Exercise objective ::
How do the records below read from their first line through the line containing "const bool aa"? Write those lines out exactly.

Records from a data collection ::
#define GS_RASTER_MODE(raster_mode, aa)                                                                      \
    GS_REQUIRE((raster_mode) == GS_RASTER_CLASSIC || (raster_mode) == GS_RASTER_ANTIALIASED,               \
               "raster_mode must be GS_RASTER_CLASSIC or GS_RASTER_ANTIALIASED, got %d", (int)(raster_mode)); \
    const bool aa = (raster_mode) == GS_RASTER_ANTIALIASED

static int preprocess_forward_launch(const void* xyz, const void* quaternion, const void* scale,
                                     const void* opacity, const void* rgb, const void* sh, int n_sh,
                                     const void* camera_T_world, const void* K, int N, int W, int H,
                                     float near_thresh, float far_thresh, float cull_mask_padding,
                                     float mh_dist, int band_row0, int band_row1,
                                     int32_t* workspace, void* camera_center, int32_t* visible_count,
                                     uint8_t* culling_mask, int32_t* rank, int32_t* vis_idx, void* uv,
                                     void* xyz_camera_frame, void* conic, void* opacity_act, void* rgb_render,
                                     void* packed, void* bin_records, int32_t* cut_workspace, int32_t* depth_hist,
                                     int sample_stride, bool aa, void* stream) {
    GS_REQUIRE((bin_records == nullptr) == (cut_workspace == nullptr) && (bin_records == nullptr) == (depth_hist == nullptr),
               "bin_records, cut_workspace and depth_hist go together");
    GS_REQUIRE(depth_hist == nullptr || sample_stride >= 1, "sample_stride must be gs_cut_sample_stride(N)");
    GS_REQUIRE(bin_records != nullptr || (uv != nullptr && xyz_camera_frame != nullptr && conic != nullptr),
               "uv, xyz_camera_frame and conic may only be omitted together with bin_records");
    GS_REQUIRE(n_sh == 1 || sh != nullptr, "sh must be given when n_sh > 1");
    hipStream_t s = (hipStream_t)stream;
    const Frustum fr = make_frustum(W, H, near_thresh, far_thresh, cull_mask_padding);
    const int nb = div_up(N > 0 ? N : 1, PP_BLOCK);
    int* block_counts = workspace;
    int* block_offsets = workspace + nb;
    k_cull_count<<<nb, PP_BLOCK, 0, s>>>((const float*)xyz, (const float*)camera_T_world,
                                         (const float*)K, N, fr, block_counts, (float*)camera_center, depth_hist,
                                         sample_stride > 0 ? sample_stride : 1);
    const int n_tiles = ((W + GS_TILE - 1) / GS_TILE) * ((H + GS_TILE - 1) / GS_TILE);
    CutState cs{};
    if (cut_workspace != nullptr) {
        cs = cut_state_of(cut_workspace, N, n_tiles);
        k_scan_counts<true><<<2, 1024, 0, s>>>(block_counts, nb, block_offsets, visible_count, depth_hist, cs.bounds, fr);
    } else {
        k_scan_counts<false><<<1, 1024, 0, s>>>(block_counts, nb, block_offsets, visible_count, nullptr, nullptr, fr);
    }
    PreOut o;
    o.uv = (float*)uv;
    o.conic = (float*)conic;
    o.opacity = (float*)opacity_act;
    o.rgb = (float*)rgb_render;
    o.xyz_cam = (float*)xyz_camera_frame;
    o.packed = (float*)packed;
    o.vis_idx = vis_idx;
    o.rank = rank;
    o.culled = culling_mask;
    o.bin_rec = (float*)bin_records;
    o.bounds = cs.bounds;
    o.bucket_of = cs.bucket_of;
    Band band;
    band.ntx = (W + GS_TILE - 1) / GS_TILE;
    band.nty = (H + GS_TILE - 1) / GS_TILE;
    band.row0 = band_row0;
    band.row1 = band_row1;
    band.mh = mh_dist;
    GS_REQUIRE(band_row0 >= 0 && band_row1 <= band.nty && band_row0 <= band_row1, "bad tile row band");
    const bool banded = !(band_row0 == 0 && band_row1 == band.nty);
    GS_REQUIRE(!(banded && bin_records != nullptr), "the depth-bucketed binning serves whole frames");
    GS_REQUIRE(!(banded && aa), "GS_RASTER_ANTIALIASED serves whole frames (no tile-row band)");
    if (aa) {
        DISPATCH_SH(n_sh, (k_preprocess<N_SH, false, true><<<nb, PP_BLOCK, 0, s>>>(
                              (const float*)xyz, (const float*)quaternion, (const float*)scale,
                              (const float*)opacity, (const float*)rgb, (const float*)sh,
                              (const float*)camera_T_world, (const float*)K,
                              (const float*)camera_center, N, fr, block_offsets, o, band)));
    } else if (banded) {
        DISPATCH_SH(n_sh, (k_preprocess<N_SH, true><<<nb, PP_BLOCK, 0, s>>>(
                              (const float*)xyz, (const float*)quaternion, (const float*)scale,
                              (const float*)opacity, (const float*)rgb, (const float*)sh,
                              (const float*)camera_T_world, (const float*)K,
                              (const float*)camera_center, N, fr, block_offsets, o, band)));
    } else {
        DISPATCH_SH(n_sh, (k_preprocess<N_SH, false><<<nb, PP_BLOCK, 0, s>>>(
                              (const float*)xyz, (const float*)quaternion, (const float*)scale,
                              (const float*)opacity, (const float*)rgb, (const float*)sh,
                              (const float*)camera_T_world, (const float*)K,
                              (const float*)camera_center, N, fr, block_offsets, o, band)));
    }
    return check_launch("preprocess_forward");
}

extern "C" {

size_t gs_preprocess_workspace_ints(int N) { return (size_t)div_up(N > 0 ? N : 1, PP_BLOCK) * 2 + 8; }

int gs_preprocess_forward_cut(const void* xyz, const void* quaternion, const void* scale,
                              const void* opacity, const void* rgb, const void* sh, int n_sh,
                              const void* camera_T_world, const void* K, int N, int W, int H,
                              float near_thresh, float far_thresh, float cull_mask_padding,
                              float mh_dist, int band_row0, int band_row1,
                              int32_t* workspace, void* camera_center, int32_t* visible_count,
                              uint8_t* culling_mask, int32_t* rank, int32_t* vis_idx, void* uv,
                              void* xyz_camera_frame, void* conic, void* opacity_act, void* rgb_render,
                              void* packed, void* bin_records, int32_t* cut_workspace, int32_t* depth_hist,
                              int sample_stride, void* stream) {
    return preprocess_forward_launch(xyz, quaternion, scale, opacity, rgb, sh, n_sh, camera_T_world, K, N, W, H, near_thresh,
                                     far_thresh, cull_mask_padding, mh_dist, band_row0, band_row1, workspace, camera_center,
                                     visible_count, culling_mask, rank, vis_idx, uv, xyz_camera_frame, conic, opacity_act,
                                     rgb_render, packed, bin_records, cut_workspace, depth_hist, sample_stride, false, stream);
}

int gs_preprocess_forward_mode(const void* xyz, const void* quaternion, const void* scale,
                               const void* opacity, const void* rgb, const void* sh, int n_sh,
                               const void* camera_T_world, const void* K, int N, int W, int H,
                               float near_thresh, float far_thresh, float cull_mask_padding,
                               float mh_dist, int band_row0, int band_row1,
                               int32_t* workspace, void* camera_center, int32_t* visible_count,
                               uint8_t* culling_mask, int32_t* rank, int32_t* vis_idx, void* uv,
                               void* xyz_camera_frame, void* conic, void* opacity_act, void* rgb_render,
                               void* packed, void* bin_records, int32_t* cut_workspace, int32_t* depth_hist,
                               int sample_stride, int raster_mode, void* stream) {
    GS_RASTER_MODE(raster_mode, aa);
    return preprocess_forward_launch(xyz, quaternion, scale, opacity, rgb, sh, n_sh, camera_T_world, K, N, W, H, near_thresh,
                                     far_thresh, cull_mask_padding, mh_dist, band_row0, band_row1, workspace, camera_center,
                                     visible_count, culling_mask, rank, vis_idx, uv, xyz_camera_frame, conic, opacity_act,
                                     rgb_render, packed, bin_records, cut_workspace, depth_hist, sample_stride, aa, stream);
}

Response area ::
#define GS_RASTER_MODE(raster_mode, aa)                                                                      \
    GS_REQUIRE((raster_mode) == GS_RASTER_CLASSIC || (raster_mode) == GS_RASTER_ANTIALIASED,               \
               "raster_mode must be GS_RASTER_CLASSIC or GS_RASTER_ANTIALIASED, got %d", (int)(raster_mode)); \
    const bool aa = (raster_mode) == GS_RASTER_ANTIALIASED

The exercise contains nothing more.